Und München ist seine persönliche Heroinstadt, ja sicher, das ist seit fast 8 Jahren vorbei, aber ich bin auch nicht so blind, dass ich dieses spezielle Glimmen in seinen Augen nicht sehe, wenn er von dieser speziellen Droge erzählt.
Tja. Tja, das nennt man wohl Hysterie, aber ich kann nichts dagegen tun, mein Hirn spielt Filme ab, und in denen hat er sich schon aus dem Leben gefixt. Nicht in den Tod: Einfach aus DIESEM Leben raus.
Hysterie. Und Liebe. Vielleicht auch Egoismus.
Zabuda schrieb am 29.12. 2002 um 19:25:29 Uhr zu
Bewertung: 2 Punkt(e)
Bill Gains setzte sich nach Lexington ab,und ich machte mich mit meinem Wagen und zwei Gramm Junk auf den Weg nach Texas.Ich sagte mir,der Stoff würde wohl für einen langsamen Entzug reichen,und ich hatte einen genauen Reduktionsplan ausgearbeitet,der auf zwölf Tage angelegt war.Ich hatte zwei Flaschen dabei,eine mit Junklösung und eine mit destilliertem Wasser.Jedesmal,wenn ich mir einen Schuß setzte,wollte ich die entnommene Junklösung durch die gleiche Menge destiliiertes Wasser ersetzen..Am Ende würde ich dann reines wasser spritzen.Jeder Junkie kennt diese Methode.Eine Variante davon ist die chinesische Kur,die mit Opiumtinktur und Wampole´s Tonic durchgeführt wird-nach ein paar Wochen trinkt man nur noch reines Tonic.
Vier Tage später,in Cincinnati,war der Junk alle und ich konnte nicht mehr weiter.Ich habe nie einen erlebt,der mit so einer selbstverordneten Kur Erfolg hatte.Man findet immer einen Grund,um sich ausnahmsweise ein bißchen mehr Junk zu genehmigen.Schließlich ist dann der Junk aufgebraucht und man ist noch gnauso süchtig wie vorher.
»Junkie« von William S.Burroughs,ohne Vorsatz aufgeschlagen und auf Seite 94 gelandet.
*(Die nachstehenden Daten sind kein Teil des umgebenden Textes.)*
# duckietown/gym-duckietown

Measured on NVIDIA H100. Metric: env-steps/sec (obs+reward+done) at N envs, 1/2/4/8 H100 vs CPU ref, higher is better.
Workload: dtype f64 logic / f32 raster / u8 obs

## Files before the change

### gym-duckietown_b200/csrc/dts_render.cu

```cuda
#include <algorithm>
#include <cstddef>
#include <cstdlib>
#include <type_traits>
#include <vector>

#include "dts_camera.cuh"
#include "dts_kernels.h"

namespace dts {

struct FishTab {
  const int32_t* src_xy;
  const short4* cbox;
  const short4* fbox;
  const int32_t* cell_start;
  const uint16_t* cell_bins;
  const int32_t* home_start;
  const int4* home_ent;
  int ext_x, ext_y;
};

struct PilTab {
  int W, H, ow, oh;
  int tx, ty;
  int band, cap;
  int pitch, ow3p;
  size_t smem;
  int32_t* tab;
};

namespace {

#ifndef DTS_STATS
#define DTS_STATS 0
#endif
#if DTS_STATS
#define DTS_COUNT(slot, n) do { if (lane == 0) atomicAdd(err + (slot), (n)); } while (0)
#else
#define DTS_COUNT(slot, n) do { } while (0)
#endif
constexpr int kThreads = 256;
constexpr int kRasterMinCtas = 3;
constexpr int kSoloMinCtas = 3;
constexpr int kFlatMinCtas = 4;
constexpr int kGeoWarps = 1;
constexpr int kGeoMinCtas = 32;
constexpr int kWarps = kThreads / 32;
constexpr int kBinW = 8, kBinH = 4;
constexpr int kCFX = 4, kCFY = 2;
constexpr int kCoarseW = kBinW * kCFX, kCoarseH = kBinH * kCFY;
constexpr int kStage = 32;
constexpr float kGuard = 4.0f;
constexpr int kSub = 64;
constexpr int kTessTris = 98;
__host__ __device__ constexpr int tile_draw_ids(bool tess) { return tess ? kTessTris : 2; }
__host__ __device__ constexpr int agent_item(int n_tiles, int n_objects) { return 1 + n_tiles + n_objects; }
__host__ __device__ constexpr int sample_x(int s) { return s == 0 ? 24 : (s == 1 ? 56 : (s == 2 ? 8 : 40)); }
__host__ __device__ constexpr int sample_y(int s) { return s == 0 ? 8 : (s == 1 ? 24 : (s == 2 ? 40 : 56)); }

struct Vtx { float cx, cy, cz, cw, r, g, b, u, v; };

struct __align__(16) PrimRec {
  int32_t X0, Y0, X1, Y1;
  int32_t X2, Y2, X3, Y3;
  float z0, zx, zy;
  int32_t id;
  float q0, qx, qy, u0;
  float ux, uy, v0, vx;
  float vy;
  int32_t ltq;
  uint32_t tex;
  float r0;
  float rx, ry, g0, gx;
  float gy, b0, bx, by;
};
static_assert(sizeof(PrimRec) == 128, "PrimRec must be 128 bytes");
static_assert(offsetof(PrimRec, q0) == 48 && offsetof(PrimRec, vy) == 80 && offsetof(PrimRec, rx) == 96, "PrimRec word groups");

struct __align__(16) BinRec {
  int32_t E0[4], A[4], B[4];
  float z0, zx, zy;
  int32_t id;
  int32_t x0, y0;
  uint32_t prim_flags;
  int32_t kind;
};
static_assert(sizeof(BinRec) == 80, "BinRec layout");
constexpr int kKindQuad = 1;
constexpr int kKindGround = 2;
constexpr int kKindTiny = 4;
constexpr int kKindFlat = 8;
constexpr unsigned kNoPrim = 0xffffu;

struct Xform { float MV[12], N[9]; };

struct __align__(16) FrameCtx {
  double V[12];
  float P00, P11, P22, P23;
  int32_t n_prims, n_lat, overflow, pad;
};

struct __align__(16) GeoWarp {
  int32_t unlit, pad_[3];
  RenderEp ep;
  double V[12];
  float P00, P11, P22, P23;
  Xform x;
  Vtx corners[4];
  Vtx poly[2][12];
};
using Shared = GeoWarp;

__device__ __forceinline__ void model_view(const double* V, double tx, double ty, double tz, double sc, double c,
                                           double s, Xform& x, int lane) {
  __syncwarp();
  if (lane < 12) {
    const int r = lane >> 2, k = lane & 3;
    if (k < 3) {
      const double R0 = k == 0 ? c : (k == 1 ? 0.0 : s), R1 = k == 1 ? 1.0 : 0.0, R2 = k == 0 ? -s : (k == 1 ? 0.0 : c);
      const double a = V[4 * r + 0] * R0 + V[4 * r + 1] * R1 + V[4 * r + 2] * R2;
      x.MV[4 * r + k] = (float)(a * sc);
      x.N[3 * r + k] = (float)(sc == 1.0 ? a : a / sc);
    } else {
      x.MV[4 * r + 3] = (float)(V[4 * r + 0] * tx + V[4 * r + 1] * ty + V[4 * r + 2] * tz + V[4 * r + 3]);
    }
  }
  __syncwarp();
}


__device__ __forceinline__ Vtx shade_vertex(const Xform& x, const Shared& sh, float px, float py, float pz, float nx,
                                            float ny, float nz, float cr, float cg, float cb, float u, float v) {
  float e[3], ne[3];
#pragma unroll
  for (int r = 0; r < 3; r++) {
    float t = x.MV[4 * r] * px;
    t = t + x.MV[4 * r + 1] * py;
    t = t + x.MV[4 * r + 2] * pz;
    e[r] = t + x.MV[4 * r + 3];
    float q = x.N[3 * r] * nx;
    q = q + x.N[3 * r + 1] * ny;
    ne[r] = q + x.N[3 * r + 2] * nz;
  }
  const float* lp = sh.ep.light_eye;
  float lx, ly, lz;
  if (lp[3] == 0.0f) { lx = lp[0]; ly = lp[1]; lz = lp[2]; }
  else { lx = lp[0] - e[0]; ly = lp[1] - e[1]; lz = lp[2] - e[2]; }
  float len = lx * lx;
  len = len + ly * ly;
  len = len + lz * lz;
  len = sqrtf(len);
  float ndl = 0.0f;
  if (len > 0.0f) {
    lx = lx / len; ly = ly / len; lz = lz / len;
    ndl = ne[0] * lx;
    ndl = ndl + ne[1] * ly;
    ndl = ndl + ne[2] * lz;
    if (!(ndl > 0.0f)) ndl = 0.0f;
  }
  Vtx o;
  const float col[3] = {cr, cg, cb};
  float lit[3];
#pragma unroll
  for (int k = 0; k < 3; k++) {
    float s = 0.3f + sh.ep.ambient[k];
    s = s + ndl * sh.ep.diffuse[k];
    const float c = sh.unlit ? col[k] : col[k] * s;
    lit[k] = c < 0.0f ? 0.0f : (c > 1.0f ? 1.0f : c);
  }
  o.r = lit[0]; o.g = lit[1]; o.b = lit[2];
  o.u = u; o.v = v;
  o.cx = sh.P00 * e[0];
  o.cy = sh.P11 * e[1];
  o.cz = sh.P22 * e[2] + sh.P23;
  o.cw = -e[2];
  return o;
}

__device__ __forceinline__ float plane_dist(const Vtx& a, int pl) {
  switch (pl) {
    case 0: return a.cz + a.cw;
    case 1: return a.cw - a.cz;
    case 2: return a.cx + kGuard * a.cw;
    case 3: return kGuard * a.cw - a.cx;
    case 4: return a.cy + kGuard * a.cw;
    default: return kGuard * a.cw - a.cy;
  }
}

__device__ __forceinline__ int classify(const Vtx& a, const Vtx& b, const Vtx& c) {
  const Vtx* v[3] = {&a, &b, &c};
  int out[6] = {0, 0, 0, 0, 0, 0}, need = 0;
#pragma unroll
  for (int k = 0; k < 3; k++) {
    const float x = v[k]->cx, y = v[k]->cy, z = v[k]->cz, w = v[k]->cw;
    out[0] += !(z + w >= 0.0f); out[1] += !(w - z >= 0.0f);
    out[2] += x < -w; out[3] += x > w; out[4] += y < -w; out[5] += y > w;
    need |= !(x + kGuard * w >= 0.0f) | !(kGuard * w - x >= 0.0f) | !(y + kGuard * w >= 0.0f) |
            !(kGuard * w - y >= 0.0f);
  }
  need |= out[0] | out[1];
#pragma unroll
  for (int p = 0; p < 6; p++) if (out[p] == 3) return 2;
  return need ? 1 : 0;
}

struct EmitCtx {
  const DTexture* textures;
  GeoWarp* gw;
  FrameCtx* ctx;
  PrimRec* prims;
  int max_prims, W, H;
};

__device__ __noinline__ bool setup_and_emit(const EmitCtx& ec, const Vtx& a, const Vtx& b, const Vtx& c, int id,
                                            int tex, int lat, const Vtx* d = nullptr) {
  const Vtx* vs[3] = {&a, &b, &c};
  int X[3], Y[3];
  float zw[3], q[3];
  const float Wf = (float)ec.W, Hf = (float)ec.H;
#pragma unroll
  for (int k = 0; k < 3; k++) {
    const float iw = 1.0f / vs[k]->cw;
    const float nx = vs[k]->cx * iw, ny = vs[k]->cy * iw, nz = vs[k]->cz * iw;
    const float sx = (nx * 0.5f + 0.5f) * Wf;
    const float sy = (0.5f - ny * 0.5f) * Hf;
    X[k] = (int)rintf(sx * 64.0f);
    Y[k] = (int)rintf(sy * 64.0f);
    zw[k] = nz * 0.5f + 0.5f;
    q[k] = iw;
  }
// ... 25 lines not shown
    const int ex[3] = {x1 - x0, x2 - x1, x0 - x2}, ey[3] = {y1 - y0, y2 - y1, y0 - y2};
    const int ax[3] = {0, x1 - x0, x2 - x0}, ay[3] = {0, y1 - y0, y2 - y0};
    int e00[3];
#pragma unroll
    for (int k = 0; k < 3; k++) {
      const int bias = (ey[k] > 0 || (ey[k] == 0 && ex[k] < 0)) ? 0 : 1;
      e00[k] = ex[k] * (py0 * kSub - y0 - ay[k]) - ey[k] * (px0 * kSub - x0 - ax[k]) - bias;
    }
    bool any = false;
    for (int py = 0; py <= py1 - py0; py++)
      for (int px = 0; px <= px1 - px0; px++) {
#pragma unroll
        for (int s = 0; s < 4; s++) {
          const int sx = px * kSub + sample_x(s), sy = py * kSub + sample_y(s);
          const int e0 = e00[0] + ex[0] * sy - ey[0] * sx, e1 = e00[1] + ex[1] * sy - ey[1] * sx, e2 = e00[2] + ex[2] * sy - ey[2] * sx;
          any |= (e0 | e1 | e2) >= 0;
        }
      }
    if (!any) return true;
  }
  PrimRec r;
  r.X0 = x0; r.Y0 = y0; r.X1 = x1; r.Y1 = y1; r.X2 = x2; r.Y2 = y2; r.X3 = x0; r.Y3 = y0;
  const float dx1 = (float)(x1 - x0) * 0.015625f, dy1 = (float)(y1 - y0) * 0.015625f;
  const float dx2 = (float)(x2 - x0) * 0.015625f, dy2 = (float)(y2 - y0) * 0.015625f;
  const float areaf = dx1 * dy2 - dx2 * dy1;
  const float ia = 1.0f / areaf;
  const Vtx* p0 = vs[0]; const Vtx* p1 = vs[i1]; const Vtx* p2 = vs[i2];
  const float q0 = q[0], q1 = q[i1], q2 = q[i2];
  const float v0[7] = {zw[0], q0, p0->u * q0, p0->v * q0, p0->r * q0, p0->g * q0, p0->b * q0};
  const float v1[7] = {zw[i1], q1, p1->u * q1, p1->v * q1, p1->r * q1, p1->g * q1, p1->b * q1};
  const float v2[7] = {zw[i2], q2, p2->u * q2, p2->v * q2, p2->r * q2, p2->g * q2, p2->b * q2};
  float f0[7], fx[7], fy[7];
#pragma unroll
  for (int at = 0; at < 7; at++) {
    const float d1 = v1[at] - v0[at], d2 = v2[at] - v0[at];
    f0[at] = v0[at];
    fx[at] = (d1 * dy2 - d2 * dy1) * ia;
    fy[at] = (d2 * dx1 - d1 * dx2) * ia;
  }
  r.z0 = f0[0]; r.zx = fx[0]; r.zy = fy[0];
  r.q0 = f0[1]; r.qx = fx[1]; r.qy = fy[1];
  r.u0 = f0[2]; r.ux = fx[2]; r.uy = fy[2];
  r.v0 = f0[3]; r.vx = fx[3]; r.vy = fy[3];
  r.r0 = f0[4]; r.rx = fx[4]; r.ry = fy[4];
  r.g0 = f0[5]; r.gx = fx[5]; r.gy = fy[5];
  r.b0 = f0[6]; r.bx = fx[6]; r.by = fy[6];
  r.id = id;
  r.ltq = (lat + 1) | ((tex + 1) << 16);
  r.tex = tex >= 0 ? ec.textures[tex].info : 0u;
  if (d) {
    r.ltq |= 1 << 24;
    r.X1 = qx[1]; r.Y1 = qy[1]; r.X2 = qx[2]; r.Y2 = qy[2]; r.X3 = qx[3]; r.Y3 = qy[3];
  }
  const int slot = atomicAdd(&ec.ctx->n_prims, 1);
  if (slot >= ec.max_prims) { ec.ctx->overflow = 1; return true; }
  const int4* src = reinterpret_cast<const int4*>(&r);
  int4* dst = reinterpret_cast<int4*>(ec.prims + slot);
#pragma unroll
  for (int k = 0; k < 8; k++) dst[k] = src[k];
  return true;
}

__device__ __forceinline__ Vtx clip_lerp(const Vtx& in, const Vtx& out, float din, float dout) {
  const float t = din / (din - dout);
  Vtx o;
  const float* a = reinterpret_cast<const float*>(&in);
  const float* b = reinterpret_cast<const float*>(&out);
  float* c = reinterpret_cast<float*>(&o);
#pragma unroll
  for (int k = 0; k < 9; k++) { const float d = b[k] - a[k]; c[k] = a[k] + t * d; }
  return o;
}

__device__ __forceinline__ void clip_and_emit_warp(const EmitCtx& ec, const Vtx& a, const Vtx& b, const Vtx& c, int id,
                                                   int tex, int lat, int lane) {
  for (int p2 = 0; p2 < 6; p2++) {
    const int cnt = !(plane_dist(a, p2) >= 0.0f) + !(plane_dist(b, p2) >= 0.0f) + !(plane_dist(c, p2) >= 0.0f);
    if (cnt == 3) return;
  }
  GeoWarp& g = *ec.gw;
  __syncwarp();
  if (lane == 0) { g.poly[0][0] = a; g.poly[0][1] = b; g.poly[0][2] = c; }
  __syncwarp();
  int n = 3, cur = 0;
  for (int pl = 0; pl < 6; pl++) {
    const Vtx* P = g.poly[cur];
    const float dk = lane < n ? plane_dist(P[lane], pl) : 0.0f;
    const bool in1 = dk >= 0.0f;
    const unsigned valid = (1u << n) - 1u;
    const unsigned out_mask = __ballot_sync(0xffffffffu, lane < n && !in1);
    if (!out_mask) continue;
    const int k2 = (lane + 1 == n) ? 0 : lane + 1;
    const float dn = __shfl_sync(0xffffffffu, dk, k2 & 31);
    const bool in2 = dn >= 0.0f;
    const bool cross = lane < n && (in1 != in2);
    const unsigned keep_mask = __ballot_sync(0xffffffffu, lane < n && in1) & valid;
    const unsigned cross_mask = __ballot_sync(0xffffffffu, cross) & valid;
    const unsigned below = (1u << lane) - 1u;
    int pos = __popc(keep_mask & below) + __popc(cross_mask & below);
    Vtx* T = g.poly[cur ^ 1];
    if (lane < n) {
      if (in1) T[pos++] = P[lane];
      if (in1 && !in2) T[pos] = clip_lerp(P[lane], P[k2], dk, dn);
      else if (!in1 && in2) T[pos] = clip_lerp(P[k2], P[lane], dn, dk);
    }
    n = __popc(keep_mask) + __popc(cross_mask);
    cur ^= 1;
// ... 446 lines not shown
  out |= (P11 * cy_ + cz_) * hy > rad * 1.01f;
  out |= (-P11 * cy_ + cz_) * hy > rad * 1.01f;
  return out;
}
__device__ __forceinline__ void eye_point(const double* V, double wx, double wy, double wz, float& ex, float& ey, float& ez) {
  ex = (float)(V[0] * wx + V[1] * wy + V[2] * wz + V[3]);
  ey = (float)(V[4] * wx + V[5] * wy + V[6] * wz + V[7]);
  ez = (float)(V[8] * wx + V[9] * wy + V[10] * wz + V[11]);
}
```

toschibar schrieb am 10.2. 2003 um 18:58:49 Uhr zu
Bewertung: 2 Punkt(e)
Was halten Süchtige eigentlich von der Freigabe? Ich hätte gerne den etwa 40-jährigen Patienten gefragt, der mir am Samstag zwar sagen konnte, wann er geboren wurde(»No-Brtzslfx« »wie bitte?« »No-Brtzlmmmmbmbmd« »Was???« »Brtzl-No-Brtzlmmmbm-no-no-november«) wie er heißt (»brzflkrtzzz-nonono-vember«), wo er wohnt (»brztgdhdjjfj-no-no-vembrzerlk«), was er eingenommen hatte (»nono-nono-novmeberzlfk«) und wo er war (»brzdfmbmlll«), konnte er mir leider nicht mitteilen- oder er wollte es nicht, wegen seiner Würde und der bösen Gesellschaft und dem ganzen Kram. Genau.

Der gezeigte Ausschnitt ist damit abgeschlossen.